Nach weiteren 2 Wochen war die Wunde nur noch 0,4 cm lang, 0,3 cm breit und 0,2 cm tief (Foto 4). Die gelb-bräunliche, seröse Exsudation war weiterhin gering. Am Wundgrund zeigte sich Granulationsgewebe und die Wunde epithelisierte. Am Wundrand waren Hautschuppen erkennbar und die Umgebungshaut war sehr trocken. Das Ödem war weiterhin leicht rückläufig (Wadenumfang 258 mm, Knöchelumfang 247 mm, Vorfußumfang 210 mm).
Frau G. gab an, kaum noch Schmerzen zu empfinden. Auch bei der Wundreinigung, als die Schmerzen am stärksten waren, waren sie für Frau G. erträglich (VAS 2). Rückblickend freute sich Frau G. sehr, dass es ihr gelungen war, sich auf die Operation einzulassen.
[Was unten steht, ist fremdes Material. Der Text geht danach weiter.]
__device__ __forceinline__ void tma_load_4d(uint32_t dst, const CUtensorMap* map, uint32_t bar, int c0, int c1,
                                            int c2, int c3) {
  asm volatile(
      "cp.async.bulk.tensor.4d.shared::cluster.global.mbarrier::complete_tx::bytes [%0], [%1, {%3, %4, %5, %6}], [%2];"
      ::"r"(dst), "l"(map), "r"(bar), "r"(c0), "r"(c1), "r"(c2), "r"(c3)
      : "memory");
}
__device__ __forceinline__ void tma_load_2d(uint32_t dst, const CUtensorMap* map, uint32_t bar, int c0, int c1) {
  asm volatile(
      "cp.async.bulk.tensor.2d.shared::cluster.global.mbarrier::complete_tx::bytes [%0], [%1, {%3, %4}], [%2];"
      ::"r"(dst), "l"(map), "r"(bar), "r"(c0), "r"(c1)
      : "memory");
}
__device__ __forceinline__ void tma_prefetch_desc(const CUtensorMap* map) {
  asm volatile("prefetch.tensormap [%0];" ::"l"(map) : "memory");
}
__device__ __forceinline__ void tma_store_4d(const CUtensorMap* map, uint32_t src, int c0, int c1, int c2, int c3) {
  asm volatile("cp.async.bulk.tensor.4d.global.shared::cta.bulk_group [%0, {%2, %3, %4, %5}], [%1];"
               ::"l"(map), "r"(src), "r"(c0), "r"(c1), "r"(c2), "r"(c3) : "memory");
}
__device__ __forceinline__ void bulk_commit() { asm volatile("cp.async.bulk.commit_group;" ::: "memory"); }
__device__ __forceinline__ void bulk_wait_read0() { asm volatile("cp.async.bulk.wait_group.read 0;" ::: "memory"); }
__device__ __forceinline__ void bulk_wait_all() { asm volatile("cp.async.bulk.wait_group 0;" ::: "memory"); }
__device__ __forceinline__ void fence_proxy_async() { asm volatile("fence.proxy.async.shared::cta;" ::: "memory"); }
__device__ __forceinline__ void named_bar_sync(int id, int nthreads) { asm volatile("bar.sync %0, %1;" ::"r"(id), "r"(nthreads) : "memory"); }
__device__ __forceinline__ void named_bar_arrive_if(int id, int nthreads, uint32_t pred) {
  asm volatile("{\n.reg .pred p;\nsetp.ne.u32 p, %2, 0;\n@p bar.arrive %0, %1;\n}\n" ::"r"(id), "r"(nthreads), "r"(pred) : "memory");
}
template <int N> __device__ __forceinline__ void setmaxnreg_inc() { asm volatile("setmaxnreg.inc.sync.aligned.u32 %0;" ::"n"(N)); }
template <int N> __device__ __forceinline__ void setmaxnreg_dec() { asm volatile("setmaxnreg.dec.sync.aligned.u32 %0;" ::"n"(N)); }
__device__ __forceinline__ void sts32(uint32_t addr, uint32_t v) { asm volatile("st.shared.b32 [%0], %1;" ::"r"(addr), "r"(v) : "memory"); }
__device__ __forceinline__ uint64_t desc_lohi(uint32_t lo, uint32_t hi) { return ((uint64_t)hi << 32) | lo; }

template <typename T>
__device__ __forceinline__ void unpack2(uint32_t u, float& a, float& b) {
  const T* p = reinterpret_cast<const T*>(&u);
  a = to_f32<T>(p[0]);
  b = to_f32<T>(p[1]);
}
template <typename T>
__device__ __forceinline__ uint32_t pack2(float a, float b) {
  uint32_t u;
  T* p = reinterpret_cast<T*>(&u);
  p[0] = from_f32<T>(a);
  p[1] = from_f32<T>(b);
  return u;
}

constexpr int TILE_Y = 16, TILE_X = 16, HALF_X = 8;
constexpr int CONSUMER_WARPS = 16;
constexpr int PRODUCER_WARP = CONSUMER_WARPS;
constexpr int TC_THREADS = 32 * (CONSUMER_WARPS + 4);
constexpr int PRODUCER_REGS = 32, CONSUMER_REGS = 112;
static_assert(CONSUMER_WARPS * 32 * CONSUMER_REGS + 4 * 32 * PRODUCER_REGS <= (65536 / TC_THREADS) / 8 * 8 * TC_THREADS,
              "setmaxnreg split exceeds the launch allocation");
constexpr int TEAM_BAR = 5;
constexpr int MAX_NSUB = 128;
constexpr int SMEM_BUDGET = 224 * 1024;

struct ConvTcParams {
  CUtensorMap tmA[4];
  CUtensorMap tmB;
  const void* ext[3];
  int n_ext, ext_shift[3], ext_stride[3], ext_W[3], ext_H[3];
  CUtensorMap tmOut;
  int tma_out;
  uint32_t stage_out_bytes;
  const float* bias;
  const void* res;
  void* out;
  int taps, ksz, stride, cchunks, cin_pad, npad, relu, has_res, out_f32, bias_per_image, pow11_ch0;
  uint32_t bias_bytes;
  int nsplit, nsub;
  int xpair;
  int patch_mode, b_resident, SA, SB;
  int pingpong;
  int patch1;
  int s2x;
  int deconv;
  uint32_t a_stage_bytes, b_block_bytes, b_region_bytes;
  int tiles_x, tiles_per_img, total_tiles, Ho, Wo, out_stride, res_stride;
};

__device__ __forceinline__ int patch_kx(int i, int xpair) { return xpair ? (i == 0 ? 1 : (i == 1 ? 0 : 2)) : i; }

template <int CK>
struct SwizzleCfg {
  static constexpr uint32_t kRowBytes = CK * 2;
  static constexpr uint32_t kAtom = 8 * kRowBytes;
  static constexpr uint32_t kSBO_A = TILE_X * kRowBytes;
  static constexpr uint32_t kSwizzle = gmma_swizzle(kRowBytes);
};

constexpr int MODE_PATCH = 1, MODE_RESIDENT = 2, MODE_XPAIR = 4;
constexpr int MODE_P1 = 16;
constexpr int P1_PITCH = 24;
constexpr int MODE_S2X = 32;
constexpr int MODE_DECONV = 64;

Da die bisherige Hautpflege offensichtlich nicht ausreichend war, um die Trockenheit der Haut zu verringern, wurde die Pflege auf eine ureahaltige Hautcreme umgestellt. Ansonsten blieb die Versorgung unverändert.
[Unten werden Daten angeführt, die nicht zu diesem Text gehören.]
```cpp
enum { LORA_QKV = 0, LORA_WO, LORA_W1, LORA_W2, LORA_SLOTS };
struct AdapterDev {
  const float* a[LORA_SLOTS];
  const float* b[LORA_SLOTS];
};
struct AdapterRefs {
  const AdapterDev* table = nullptr;
  const int32_t* grp_adapter = nullptr;
  const RowGroup* rowgrp = nullptr;
  int rows_per_grp = 1;
  int slot = 0, layer = 0;
  float* u = nullptr;
};
cudaError_t launch_lora_down(const void* y, int M, int K, const AdapterRefs& r, const int32_t* live, int T,
                             cudaStream_t st);

struct GemmArgs {
  int M, N, K;
  int epi;
  void* out;
  void* out2;
  const float* bias;
  int T, Tpad;
  int d2;
  __nv_bfloat16* out_bf16;
  float* ss_out;
  const float* ss_in;
  int ss_parts;
  float inv_d, eps;
  const int32_t* zcur;
  const SampleDyn* dyn;
  const RowGroup* rowgrp;
  float4* partials;
  int C, ncc, V, mask_token;
  AdapterRefs lora;
  const int32_t* frames;
  const int32_t* live;
};
struct GemmPlan {
  CUtensorMap tmA, tmB;
  CUtensorMap tmBh;
  bool sample_split = false;
  GemmArgs args{};
};
cudaError_t launch_gemm(const GemmPlan& p, cudaStream_t st);
cudaError_t prepare_gemm();
void set_gemm_pair(int on);
int get_gemm_pair();
int get_gemm_max_clusters();
cudaError_t launch_gemm_ref(const void* A, const void* W, int M, int N, int K, float* out, cudaStream_t st);

struct AttnPlan {
  CUtensorMap tmQ;
  CUtensorMap tmK;
  CUtensorMap tmVT;
  void* out = nullptr;
  const float* rel = nullptr;
  const int32_t* frames = nullptr;
  const int32_t* live = nullptr;
  int sat = 0, B = 0, T = 0, Tpad = 0, H = 0;
};
bool make_attn_plan(AttnPlan* p, const void* qk, const void* vT, void* out, const float* rel, int sat, int B, int T,
                    int Tpad, int H);
cudaError_t launch_attention(const AttnPlan& p, cudaStream_t st);

cudaError_t launch_embed_gather(const int32_t* codes_btc, const float* latents, const float* table, void* A, int M, int T,
                                int C, int V1, int K, int Kp, float* ss, int zero_from, int ss_parts,
                                const int32_t* live, cudaStream_t st);

cudaError_t launch_gen_init(const int64_t* z, const int32_t* mask, int32_t* zcur, int32_t* zorig, int32_t* n0,
                            const RowGroup* rowgrp, int n_groups, int B, int C, int T, int ncc, int mask_token,
                            cudaStream_t st);
cudaError_t launch_gen_finish(const int32_t* tokens, const int32_t* zorig, int64_t* out, int B, int C, int T, int ncc,
                              cudaStream_t st);

struct SampleDyn {
  float inv_temp, gamma, temp_eff;
  int do_sample, is_last, step;
  uint32_t seed_lo, seed_hi;
  float top_p;
};
struct SampleArgs {
  const float* logits;
  int32_t* zcur;
  const int32_t* zorig;
  int32_t* tokens;
  float* conf;
  const int32_t* n0;
  const RowGroup* rowgrp;
  int B, T, C, ncc, V, mask_token;
  const int32_t* live = nullptr;
};
cudaError_t launch_sample_step_dev(const SampleArgs& a, const SampleDyn* dyn_dev, cudaStream_t st, bool use_top_p);
cudaError_t launch_sample_combine_dev(const SampleArgs& a, const void* partials, const SampleDyn* dyn_dev, cudaStream_t st);
cudaError_t launch_remask_dev(const SampleArgs& a, const SampleDyn* dyn_dev, cudaStream_t st);
cudaError_t launch_sample_split_dev(const SampleArgs& a, const void* partials, const SampleDyn* dyn_dev, cudaStream_t st);

struct FftTables {
  const float2* twiddle;
  const float* window;
};
cudaError_t fft_tables(int n_fft, FftTables* out);
struct MelBank {
  const float* w;
  const int32_t* off;
  const int32_t* lo;
};
cudaError_t mel_filterbank(int sr, int n_fft, int n_mels, double fmin, double fmax, MelBank* out);

enum class SpecMode { ONSET_DB, MEL_MAG };
constexpr int ONSET_NFFT = 2048, ONSET_NMELS = 128;
cudaError_t launch_spectrogram(SpecMode mode, const float* samples, int rows, int N, int hop, int n_fft,
                               const FftTables& fft, const MelBank& bank, int n_mels, float* out, cudaStream_t st);

struct OnsetGeometry {
  int pre_max = 0, post_max = 0, pre_avg = 0, post_avg = 0, wait = 0, pad = 0;
};
OnsetGeometry onset_geometry(int sr, int hop);
struct OnsetTables {
  FftTables fft;
  MelBank bank;
  OnsetGeometry g;
  float delta;
};
// ... 73 lines not shown
```

Before: 290,600.

## Add persistent warp-specialized residual GEMM with ping-pong consumer warpgroups

Adds a persistent residual-epilogue GEMM kernel with a dedicated TMA producer warp, register reallocation via setmaxnreg, and, for K up to 1280, two consumer warpgroups that ping-pong over 64-row tiles using named barriers. One group's epilogue (residual add, bf16 copy, sum-of-squares) overlaps the other group's mainloop. The epilogue now stages accumulators through a small per-warp shared buffer instead of the full tile. This adds a second tensor map and more complex barrier and phase bookkeeping, which risks ordering bugs.

```diff
diff --git a/vampnet_b200/csrc/api.cu b/vampnet_b200/csrc/api.cu
--- a/vampnet_b200/csrc/api.cu
+++ b/vampnet_b200/csrc/api.cu
@@ -103,7 +103,7 @@
   if (ss_in != nullptr) { a.ss_in = ss_in; a.ss_parts = ss_parts; a.inv_d = inv_d; a.eps = eps; }
   a.out_bf16 = reinterpret_cast<__nv_bfloat16*>(out_bf16); a.ss_out = ss_out;
   return make_tmap_2d(&p->tmA, A, M, K, 128, 64) && make_tmap_2d(&p->tmB, W, N, K, 256, 64) &&
-         make_tmap_2d(&p->tmBh, W, N, K, 128, 64);
+         make_tmap_2d(&p->tmBh, W, N, K, 128, 64) && (epi != VNB_EPI_RESID || make_tmap_2d(&p->tmA64, A, M, K, 64, 64));
 }
 
 bool make_attn_plan(AttnPlan* p, const void* qk, const void* vT, void* out, const float* rel, int sat, int B, int T,
diff --git a/vampnet_b200/csrc/common.cuh b/vampnet_b200/csrc/common.cuh
--- a/vampnet_b200/csrc/common.cuh
+++ b/vampnet_b200/csrc/common.cuh
@@ -88,6 +88,17 @@
     if (global_timer_ns() - t0 > VNB_WAIT_TIMEOUT_NS) __trap();
 }
 
+template <int N>
+__device__ __forceinline__ void setmaxnreg_dec() { asm volatile("setmaxnreg.dec.sync.aligned.u32 %0;" ::"n"(N)); }
+template <int N>
+__device__ __forceinline__ void setmaxnreg_inc() { asm volatile("setmaxnreg.inc.sync.aligned.u32 %0;" ::"n"(N)); }
+__device__ __forceinline__ void named_bar_sync(int id, int threads) {
+  asm volatile("bar.sync %0, %1;" ::"r"(id), "r"(threads) : "memory");
+}
+__device__ __forceinline__ void named_bar_arrive(int id, int threads) {
+  asm volatile("bar.arrive %0, %1;" ::"r"(id), "r"(threads) : "memory");
+}
+
 __device__ __forceinline__ void fence_proxy_async_smem() {
   asm volatile("fence.proxy.async.shared::cta;" ::: "memory");
 }
@@ -197,6 +208,9 @@
   uint2 v;
   asm volatile("ld.shared.v2.b32 {%0, %1}, [%2];" : "=r"(v.x), "=r"(v.y) : "r"(addr));
   return v;
+}
+__device__ __forceinline__ void sts_f2(uint32_t addr, float x, float y) {
+  asm volatile("st.shared.v2.f32 [%0], {%1, %2};" ::"r"(addr), "f"(x), "f"(y) : "memory");
 }
 __device__ __forceinline__ void sts_f4(uint32_t addr, float4 v) {
   asm volatile("st.shared.v4.f32 [%0], {%1, %2, %3, %4};" ::"r"(addr), "f"(v.x), "f"(v.y), "f"(v.z), "f"(v.w)
diff --git a/vampnet_b200/csrc/gemm_wgmma.cu b/vampnet_b200/csrc/gemm_wgmma.cu
--- a/vampnet_b200/csrc/gemm_wgmma.cu
+++ b/vampnet_b200/csrc/gemm_wgmma.cu
@@ -189,15 +189,19 @@
   }
 }
 
-template <int NS, typename Release>
+struct NoHook {
+  __device__ void operator()() const {}
+};
+template <int NS, int SB = STAGE_BYTES, int AB = A_BYTES, typename Release, typename Issued = NoHook>
 __device__ __forceinline__ void gemm_mainloop(float (&acc)[128], uint8_t* ring, uint64_t* full_bar, int num_kb, int wg,
-                                              int& stage, uint32_t& phase, Release&& release) {
+                                              int& stage, uint32_t& phase, Release&& release,
+                                              Issued&& issued = Issued()) {
 #pragma unroll
   for (int i = 0; i < 128; ++i) acc[i] = 0.f;
   for (int kb = 0; kb < num_kb; ++kb) {
     mbar_wait(&full_bar[stage], phase);
-    const uint32_t sa = smem_u32(ring + stage * STAGE_BYTES) + wg * (64 * 128);
-    const uint32_t sb = smem_u32(ring + stage * STAGE_BYTES + A_BYTES);
+    const uint32_t sa = smem_u32(ring + stage * SB) + wg * (64 * 128);
+    const uint32_t sb = smem_u32(ring + stage * SB + AB);
     wgmma_fence();
 #pragma unroll
     for (int k = 0; k < BK / 16; ++k)
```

Eine weitere Woche später war die Wunde abgeheilt (Foto 5). Durch die Umstellung der Hautpflege war die Haut nun deutlich weniger schuppig und trocken als zuvor. Frau G. gab an, die Pflege auch in Zukunft so beibehalten zu wollen. Da immer noch ein leichtes Ödem erkennbar war, wurde die moderate Kompression in Absprache mit dem Hausarzt von Frau G. noch für 2 weitere Wochen beibehalten. Anschließend sollte ein Stützstrumpf angepasst werden. Dies war möglich, da trotz pAVK die notwendigen Mindestperfusionswerte vorlagen. Für den Fall einer erneuten Wunde wurde Frau G. angewiesen, umgehend einen Termin zur Wiedervorstellung zu vereinbaren.